# Used Laptop recommendations for FreeBSD



## Tracker (Dec 11, 2022)

Looking to get a second hand/used laptop, current one is 10+ yrs old.

Any recommendations for a newer model that's hopefully supported by FreeBSD (13.x?) to get up and running without much of a hassle ?
- wifi, suspend/resume, external monitor, decent battery, 12 gb+ ram support ... must

Low budget secondary market recommendations with hopefully easier spare parts to find - should it conk off.

Also any tips on what to keep in mind when buying a used machine?

Thinkpad or some other machines ?


----------



## rotor (Dec 11, 2022)

One thing I have found to keep in mind with the used laptops, the batteries tend to be near end-of-life.

Aside from that general item, my personal preferences are ThinkPad T-series and as a place to buy, I've been quite happy with www.laptopcloseout.com


----------



## Tracker (Dec 11, 2022)

rotor said:


> One thing I have found to keep in mind with the used laptops, the batteries tend to be near end-of-life.
> 
> Aside from that general item, my personal preferences are ThinkPad T-series and as a place to buy, I've been quite happy with www.laptopcloseout.com


Thanks - yea batteries are usually first to take a hit - even with my 8-12 hr+/day use I doubt they'll last very long even if in good condition.

I did come across the T590 model iirc , a while back - was just wondering if it would be compatible/easy to get running.

Open to hearing about other more recent options. 

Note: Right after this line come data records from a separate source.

class _Upsample3dFn(torch.autograd.Function):
    @staticmethod
    def forward(ctx, x, out_size, mode, align_corners, ratios, out):
        _require_device(x)
        L = _lib.lib()
        x, x_ld = _nd(x)
        n, c, d, h, w = x.shape
        do, ho, wo = out_size
        if out is None:
            y, y_ld = _new((n, c, do, ho, wo), x), c
        else:
            buf, y_off = out
            y_ld = _pitch_of(buf)
            if (y_ld != buf.shape[1] or tuple(buf.shape[2:]) != (do, ho, wo) or buf.shape[0] != n
                    or y_off + c > buf.shape[1] or buf.dtype != x.dtype):
                raise RuntimeError("upsample3d(out=): buffer %s cannot hold a %s slice at channel %d"
                                   % (tuple(buf.shape), (n, c, do, ho, wo), y_off))
            y = _slice_view(buf, y_off, c)
        g = UpGeom(n, d, h, w, do, ho, wo, c, x_ld, y_ld, mode, 1 if align_corners else 0, ratios[0], ratios[1], ratios[2],
                   _dt(x))
        with _timed(lambda: "upsample_fwd c%d" % c, lambda: {"flops": 0.0, "bytes": _esz(x) * (x.numel() + y.numel())}):
            check(L.mri3d_upsample3d_fwd(ctypes.byref(g), _ptr(x), _ptr(y), _stream()), "upsample3d_fwd")
        ctx.geom = g
        ctx.xshape = tuple(x.shape)
        return y

    @staticmethod
    def backward(ctx, dy):
        L = _lib.lib()
        g0 = ctx.geom
        dy, dy_ld = _nd(dy)
        dx = _new(ctx.xshape, dy)
        g = UpGeom(g0.n, g0.di, g0.hi, g0.wi, g0.dout, g0.ho, g0.wo, g0.c, g0.c, dy_ld, g0.mode, g0.align_corners, g0.rd,
                   g0.rh, g0.rw, _dt(dy))
        ws = _workspace(L.mri3d_upsample3d_workspace_bytes(ctypes.byref(g)), dy.device)
        with _timed(lambda: "upsample_bwd c%d" % g.c, lambda: {"flops": 0.0, "bytes": _esz(dy) * (dx.numel() + dy.numel())}):
            check(L.mri3d_upsample3d_bwd(ctypes.byref(g), _ptr(dy), _ptr(dx), _ptr(ws), ws.numel(), _stream()),
                  "upsample3d_bwd")
        return dx, None, None, None, None, None


def upsample3d(x, size=None, scale_factor=None, mode="nearest", align_corners=None, out=None):
    if mode == "linear":
        mode = "trilinear"
    if mode not in ("nearest", "trilinear"):
        raise NotImplementedError("upsample3d: mode %r is not supported" % (mode,))
    if mode == "nearest" and align_corners is not None:
        raise ValueError("align_corners option can only be set with the interpolating modes")
    in_sz = tuple(x.shape[2:])
    if (size is None) == (scale_factor is None):
        raise ValueError("exactly one of size or scale_factor must be given")
    if size is not None:
        out_sz = _triple(size)
        sf = None
    else:
        sf = tuple(float(s) for s in (scale_factor if isinstance(scale_factor, (tuple, list)) else (scale_factor,) * 3))
        out_sz = tuple(int(math.floor(float(i) * s)) for i, s in zip(in_sz, sf))
    ac = bool(align_corners)
    ratios = []
    for a in range(3):
        i, o = in_sz[a], out_sz[a]
        if mode == "trilinear" and ac:
            r = (i - 1) / (o - 1) if o > 1 else 0.0
        elif sf is not None:
            r = 1.0 / sf[a]
        else:
            r = i / o
        ratios.append(float(r))
    code = UP_NEAREST if mode == "nearest" else UP_TRILINEAR
    return _Upsample3dFn.apply(x, out_sz, code, ac, tuple(ratios), out)


class _UpConv3dFn(torch.autograd.Function):

    @staticmethod
    def forward(ctx, x, weight, bias, scale, padding):
        _require_device(x)
        _require_param(weight, bias)
        L = _lib.lib()
        x, x_ld = _nd(x)
        w = weight.contiguous()
        n, c, d, h, wd = x.shape
        g = _conv_geom((n, c, d * scale, h * scale, wd * scale), w.shape, (1, 1, 1), padding, (1, 1, 1), x_ld=x_ld, dtype=_dt(x))
        y = _new((g.n, g.co, g.dout, g.ho, g.wo), x)
        with _timed(lambda: _conv_tag("fwd", g) + " of nearest x%d" % scale,
                    lambda: {"flops": _conv_work(g, "fwd")["flops"], "bytes": _esz(x) * (x.numel() + y.numel())}):
            check(L.mri3d_upconv3d_fwd(ctypes.byref(g), scale, _ptr(x), _ptr(w), _ptr(bias), _ptr(y), _stream()), "upconv3d_fwd")
        ctx.save_for_backward(x, w)
        ctx.geom, ctx.scale, ctx.padding = g, scale, padding
        ctx.has_bias = bias is not None
        ctx.params = (weight, bias)
        return y

    @staticmethod
    def backward(ctx, dy):
        L = _lib.lib()
        x, w = ctx.saved_tensors
        g0, scale = ctx.geom, ctx.scale
        dy, y_ld = _nd(dy)
        fine = (g0.n, g0.ci, g0.di, g0.hi, g0.wi)
        dx = dw = db = None
        if ctx.needs_input_grad[0]:
            gd = _conv_geom(fine, w.shape, (1, 1, 1), ctx.padding, (1, 1, 1), x_ld=g0.ci, y_ld=y_ld, dtype=g0.dtype)
            dx = _new(tuple(x.shape), x)
            with _timed(lambda: _conv_tag("dgrad", gd) + " onto nearest x%d" % scale,
                        lambda: {"flops": _conv_work(gd, "dgrad")["flops"], "bytes": _esz(dy) * (dx.numel() + dy.numel())}):
                check(L.mri3d_upconv3d_dgrad(ctypes.byref(gd), scale, _ptr(dy), _ptr(w), _ptr(dx), _stream()), "upconv3d_dgrad")
        if ctx.needs_input_grad[1] or (ctx.has_bias and ctx.needs_input_grad[2]):
            gw = _conv_geom(fine, w.shape, (1, 1, 1), ctx.padding, (1, 1, 1), x_ld=g0.x_ld, y_ld=y_ld, dtype=g0.dtype)
            wp, bp = ctx.params
            want_b = ctx.has_bias and ctx.needs_input_grad[2]
            dw_out = _sink_take(wp) if ctx.needs_input_grad[1] else None
            db_out = _sink_take(bp) if want_b else None
            dw = dw_out if dw_out is not None else torch.empty_like(w, memory_format=torch.contiguous_format)
            db = (db_out if db_out is not None else torch.empty(gw.co, dtype=w.dtype, device=w.device)) if ctx.has_bias else None
            ws = _workspace(L.mri3d_upconv3d_workspace_bytes(ctypes.byref(gw), scale), x.device)
            with _timed(lambda: _conv_tag("wgrad", gw) + " of nearest x%d" % scale,
                        lambda: {"flops": _conv_work(gw, "wgrad")["flops"], "bytes": _esz(dy) * (x.numel() + dy.numel())}):
                check(L.mri3d_upconv3d_wgrad(ctypes.byref(gw), scale, _ptr(x), _ptr(dy), _ptr(dw), _ptr(db), _ptr(ws), ws.numel(),
                                             _stream()), "upconv3d_wgrad")
            dw = _sink_done(wp, dw, dw_out) if ctx.needs_input_grad[1] else None
            db = _sink_done(bp, db, db_out) if want_b else None
        return dx, dw, db, None, None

Wondering if there's any touchscreen laptops that work well with freebsd at budget level


----------



## chrbr (Dec 11, 2022)

I have a Lenovo T470 which does not work with FreeBSD. There is a thread about one month ago about details.There are at least three CPU options for the T470 which does not make a final judgement about the T470 family easier .
This is just to let you know about a bad experience.


----------



## Tracker (Dec 11, 2022)

chrbr said:


> I have a Lenovo T470 which does not work with FreeBSD. There is a thread about one month ago about details.There are at least three CPU options for the T470 which does not make a final judgement about the T470 family easier .
> This is just to let you know about a bad experience.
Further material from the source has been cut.